Here is my test layout. 4x4










Here is the connection:










The power supply










For some reason I can't get power at all to the track. The lionel doesn't light up at all on the unit only the power supply brick lights up. Not sure what I'm doing wrong here. Can anyone see something I'm doing wrong that's obvious?


----------



## Big Ed (Jun 16, 2009)

That is an AC transformer you need DC for the train?


http://www.aristocraft.com/Crest-Electronics.html


----------



## Big Ed (Jun 16, 2009)

Yours are DC powered right?

MTH put out locomotives that are both either AC or DC.


----------



## texmaster (Jan 3, 2010)

big ed said:


> That is an AC transformer you need DC for the train?
> 
> 
> http://www.aristocraft.com/Crest-Electronics.html


Ok that would explain it Doh! :smilie_auslachen:

I also have an MTH TIU with its own power supply. Is that a DC as well or is it AC? Man I feel stupid but up to this point I've only used MTH for MTH trains


----------



## Big Ed (Jun 16, 2009)

I know nothing about the TUI.
It should say on the power supply what it is?

The Aristo is DC right, the link I gave was for their G scale power supply. You don't have to get those, any DC should work.

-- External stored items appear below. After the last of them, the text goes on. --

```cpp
#if defined(PP_LAB) && !defined(PP_DIAG)
#define PP_DIAG
#endif
#if !defined(PP_LAB) &&                                                                                                       \
    (defined(PP_X_TS) || defined(PP_X_TS_FINE) || defined(PP_X_NOWLOAD) || defined(PP_X_E_NOMFMA) || defined(PP_X_NOSAT) ||      \
     defined(PP_WDEPTH) || defined(PP_WDEPTH_R1) || defined(PP_NXB_R1) || defined(PP_WGS2) || defined(PP_WGS) ||                 \
     defined(PP_NM_WGS2) ||                                                                                                  \
     defined(PP_LDS_PAD) || defined(PP_NO_FUSE_NM) || defined(PP_NU_DEPTH))
#error "PP_X_* / tuning switches compile laboratory variants (most give wrong results): add -DPP_LAB and build a TAGGED library (python -m packppi_amd.build --tag NAME -DPP_LAB -DPP_X_...)"
#endif
#ifdef PP_DIAG
#define PP_GETENV(name) getenv(name)
#else
#define PP_GETENV(name) ((const char *)nullptr)
// ... 76 lines not shown

struct StepParams {
    float temb[16];
    float c_ode;
    float w;
    float c_drift;
    float c_diff;
    float pad[12];
};

struct pp_ctx {
    pp_plan *plan;
    pp_batch b;
    int B, L, K, N;
    bool packed = false;
    int shortest = 0;
    int32_t *seg_off;
    int2 *seg;
    int32_t *eidx;
    float *mask_att;
    float *frames;
    float *bbpos;
    float *hE0;
    float *Znm, *Zem;
    float *hE;
    float *hV;
    float *hV_alt;
    float *S;
    float *msum;
    float *ptsN, *PAn, *PCn;
    float *ptsE, *PAe, *PCe;
    float *score;
    float *chi_tmp;
    void *arena = nullptr;
    size_t arena_bytes = 0;
    hipStream_t last_stream = nullptr;
    int max_steps;
    float *xyz;
    float *rec;
    float *axes;
    float *rec2, *axes2;
    float *brad;
    float *per_res;
    float *dchi;
    float *px, *pm, *pv, *pz, *pxeff;
    uint8_t *pmask;
    int32_t *cand;
    int32_t *cand_cnt;
    float *prox_part;
    int32_t *prox_nrows;
    float2 *prox_seg;
    float *prox_inv;
    float *scal;
    float4 *obst = nullptr;
    int obst_M = 0;
    int obst_cap = 0;
    int2 *obst_seg;
    int2 *obst_row;
    int32_t *obst_cand;
    int32_t *obst_cnt;
    float *sasa_row;
    pp_rng_row *rng_tab;
    uint64_t *rng_keys;
    bool rng_tab_set = false;
    int32_t *live_rows[2];
    int2 *live_mix[2];
// ... 134 lines not shown
    float *chi;
    int step, mode;
    const float *noise;
    const StepParams *cur;
    const StepParams *next;
    const PPRng *rng;
    const PPPin *pin;
};
pp_status pp_launch_node_update(pp_ctx *c, int layer, int last_mode, const NodeEval &ev, hipStream_t s);
pp_status pp_launch_edge_static(pp_ctx *c, hipStream_t s);
#ifdef PP_EDGE_F16
pp_status pp_launch_edge_embed_f16(pp_ctx *c, hipStream_t s);
#endif
pp_status pp_launch_node_message(pp_ctx *c, int layer, hipStream_t s);
bool pp_edge_fused();
pp_status pp_launch_edge_update(pp_ctx *c, int layer, bool keep_hE, hipStream_t s, const PPLive *live = nullptr);
pp_status pp_launch_atom14(pp_ctx *c, const float *chi, float *xyz, hipStream_t s);
pp_status pp_launch_clash(pp_ctx *c, const float *xyz, float *per_res, float *dchi, hipStream_t s, bool use_candidates = false);
pp_status pp_launch_proximal(pp_ctx *c, const float *chi, float lamda, int nsteps, float *traj,
                             float *chi_last, float *losses, hipStream_t s);
pp_status pp_launch_proximal_packed(pp_ctx *c, const float *chi, float lamda, int nsteps, bool norm_given, float *traj,
                                    float *chi_last, float *chi_accepted, float *losses, hipStream_t s,
                                    const uint8_t *fixed = nullptr, uint8_t *moved = nullptr);

pp_status pp_launch_guide_begin(pp_ctx *c, hipStream_t s);
pp_status pp_launch_guide_nudge(pp_ctx *c, float *chi, const uint8_t *fixed, float eta, float cap, double *trace, int n_schedule,
                                int j, hipStream_t s);

pp_status pp_launch_correct(pp_ctx *c, float *chi, const uint8_t *fixed, float snr, int j, int n_steps, const PPRng &rng,
                            double *trace, hipStream_t s);

void pp_edge_occupancy(int *node_msg, int *edge_upd);

#define PP_NU_MID 0
#define PP_NU_SCORE 1
#define PP_NU_STEP 2
```

packppi_amd/csrc/pp_node.hip:

```cpp
#include <string.h>

#include "pp_internal.h"
#include <utility>

PP_RANGE_COUNTER
PP_RANGE_READER(pp_node_range_hits)

#define NT 512
#ifndef PP_NODE_GROUPS
#define PP_NODE_GROUPS 1
#endif
#define NG PP_NODE_GROUPS
#define NB (4 * NG)

struct NodeArgs {
    int N;
    const float *rmask;
    const int64_t *rtype;
    const float *bb_sincos;
    const float *sc_mask;
    const uint8_t *m1pi, *m2pi;
    const float *frames;
    const float *embT, *emb_b, *emb_g, *emb_beta;
    float *hV, *S, *msum;
// ... 278 lines not shown
};

struct SmemU {
    _Float16 a_hi[16 * NU_S128], a_lo[16 * NU_S128];
    _Float16 b_hi[16 * NU_S128], b_lo[16 * NU_S128];
    _Float16 c_hi[16 * NU_S512], c_lo[16 * NU_S512];
    float stats[3][8][16][2];
    float pts[16][48];
    _Float16 e_hi[16 * NU_S32], e_lo[16 * NU_S32];
    float fr[16][12];
    float par[NU_P_LAST_TOTAL];
};

struct StepScalars {
    float c_ode, w, c_drift, c_diff;
};
struct TimeEmb {
    float v[16];
};

struct NUpdArgs {
    int N;
    const float *rmask;
    const int64_t *rtype;
    const float *bb_sincos;
    const float *sc_mask;
    const uint8_t *m1pi, *m2pi;
    const float *frames;
    const float *embT;
    const float *wstream, *params;
    const float *hV;
    float *hV_out;
    const float *S, *msum;
    float *ptsN, *PAn, *PCn, *ptsE, *PAe, *PCe, *score;
    unsigned *sat;
};

template <bool LAST>
__device__ constexpr int nu_slot_waves(int s) {
    if (!LAST) return s < 52 ? 8 : 3;
    return s < 36 ? 8 : s < 40 ? 4 : s < 46 ? 1 : s < 55 ? 8 : 2;
}

template <int CL>
__device__ __forceinline__ int nu_phys_slot(int s, int q) {
    if constexpr (CL == 1) return s;
    constexpr int NPS = 16 / CL;
    return s < 36 ? s : s < 36 + NPS ? s + NPS * q : s + (16 - NPS);
}
template <bool LAST, int CL>
__device__ constexpr int nu_logical_waves(int s) {
    if (CL == 1) return nu_slot_waves<LAST>(s);
    return s < 36 + 16 / CL ? 8 : 3;
}
__device__ __forceinline__ void gload_N(const nh8 *__restrict__ wq, int slot, AOpN &a) {
    int off = slot * 128;
    asm volatile("" : "+s"(off));
    const nh8 *p = wq + off;
    a.hi = p[0];
    a.lo = p[64];
}
#define MFMA_N(a, b, c) __builtin_amdgcn_mfma_f32_16x16x32_f16((a), (b), (c), 0, 0, 0)
__device__ __forceinline__ void mm3(const AOpN &a, const nh8 &bh, const nh8 &bl, nf4 &cH, nf4 &cL) {
    cH = MFMA_N(a.hi, bh, cH);
    cL = MFMA_N(a.hi, bl, cL);
    cL = MFMA_N(a.lo, bh, cL);
}
__device__ __forceinline__ nf4 fold(const nf4 &cH, const nf4 &cL) {
    return nf4{fmaf(cL[0], NU_INV_LO, cH[0]), fmaf(cL[1], NU_INV_LO, cH[1]), fmaf(cL[2], NU_INV_LO, cH[2]), fmaf(cL[3], NU_INV_LO, cH[3])};
}
__device__ __forceinline__ void ldB(const _Float16 *hi, const _Float16 *lo, int rowoff, int ks, nh8 &bh, nh8 &bl) {
    bh = *reinterpret_cast<const nh8 *>(hi + rowoff + 32 * ks);
    bl = *reinterpret_cast<const nh8 *>(lo + rowoff + 32 * ks);
}
__device__ __forceinline__ void split2(float x0, float x1, unsigned &hp, unsigned &lp) {
    unsigned a, b, c, d;
    float fa, fb;
    PP_RANGE(x0) PP_RANGE(x1)
    asm("v_cvt_f16_f32 %0, %1" : "=v"(a) : "v"(x0));
    asm("v_cvt_f16_f32 %0, %1" : "=v"(b) : "v"(x1));
    asm("v_cvt_f32_f16 %0, %1" : "=v"(fa) : "v"(a));
    asm("v_cvt_f32_f16 %0, %1" : "=v"(fb) : "v"(b));
    const float d0 = (x0 - fa) * PP_NU_LO_SCALE, d1 = (x1 - fb) * PP_NU_LO_SCALE;
    asm("v_cvt_f16_f32 %0, %1" : "=v"(c) : "v"(d0));
    asm("v_cvt_f16_f32 %0, %1" : "=v"(d) : "v"(d1));
    asm("v_pack_b32_f16 %0, %1, %2" : "=v"(hp) : "v"(a), "v"(b));
    asm("v_pack_b32_f16 %0, %1, %2" : "=v"(lp) : "v"(c), "v"(d));
// ... 14 lines not shown
}
__device__ __forceinline__ float xsum_g(float v) {
    v += __shfl_xor(v, 16);
    v += __shfl_xor(v, 32);
    return v;
}
__device__ __forceinline__ nf4 ln128(float (*st)[16][2], int wv, int r, int g, const nf4 &x, const nf4 &gain, const nf4 &beta) {
    const float mw = xsum_g((x[0] + x[1]) + (x[2] + x[3])) * (1.f / 16.f);
    const nf4 d = x - mw;
    const float qw = xsum_g(fmaf(d[0], d[0], d[1] * d[1]) + fmaf(d[2], d[2], d[3] * d[3]));
    if (g == 0) *reinterpret_cast<nf2 *>(st[wv][r]) = nf2{mw, qw};
    __syncthreads();
    float m8[8], msum = 0.f, qsum = 0.f;
#pragma unroll
    for (int v = 0; v < 8; v++) {
        const nf2 t = *reinterpret_cast<const nf2 *>(st[v][r]);
        m8[v] = t[0];
        msum += t[0];
        qsum += t[1];
    }
    const float mean = msum * 0.125f;
    float dm = 0.f;
#pragma unroll
    for (int v = 0; v < 8; v++) dm = fmaf(m8[v] - mean, m8[v] - mean, dm);
    const float var = fmaf(16.f, dm, qsum) * (1.f / 128.f);
    const float rstd = 1.f / sqrtf(var + 1e-5f);
    return (x - mean) * rstd * gain + beta;
}
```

I only have my cheap G scale Christmas train. That is all the G I have ever had.


----------



## santafe158 (Jul 14, 2010)

I believe the TIU would but out AC power to the tracks.


----------



## texmaster (Jan 3, 2010)

It says A/C. Shoot me already.


----------



## gunrunnerjohn (Nov 10, 2010)

While the TIU can pass DC, it only does that on the fixed channels, and only if you put DC into it. 

I think you're on the road to happiness if you use DC to power the train.


----------



## texmaster (Jan 3, 2010)

ok I found my old Bachman DCC Commander and gave it a shot, still nothing. Do I not have enough power?


----------



## Big Ed (Jun 16, 2009)

texmaster said:


> ok I found my old Bachman DCC Commander and gave it a shot, still nothing. Do I not have enough power?



I did a search of the one you listed, it came back with a few of them but different ones.


Is this what your trying power it with?
http://www.bachmanntrains.com/home-usa/ez_content/EZ_Command_instructions.pdf
I don't know anything about that either but in the manual it says the following,

Next, attach the bare ends of the track power wire to the point where you
previously supplied power from your DC controller to your layout (figure 4).

Is this the one your talking about? 
It looks like you would need a DC controller? 
The commander just programs the trains???

Does the engine have a on off switch? Are you testing with a tester off the rail.
Or are you just putting the engine on to see if it goes?

Like I said I never got into this.

Also for testing till you get a clip, just stick the wires in the rail coming up through the bottom. There is a slot in the rail tube right? 
You could take a flat wire connector and put it on the wire and slip it up from underneath. 
You don't really need a clip at all. 
You could also solder them on underneath if you want.

I think you need a good DC transformer.


----------



## texmaster (Jan 3, 2010)

big ed said:


> I did a search of the one you listed, it came back with a few of them but different ones.
> 
> 
> Is this what your trying power it with?
> http://www.bachmanntrains.com/home-usa/ez_content/EZ_Command_instructions.pdf


yup yup!



> I don't know anything about that either but in the manual it says the following,
> 
> Next, attach the bare ends of the track power wire to the point where you
> previously supplied power from your DC controller to your layout (figure 4).
> ...


I agree.


----------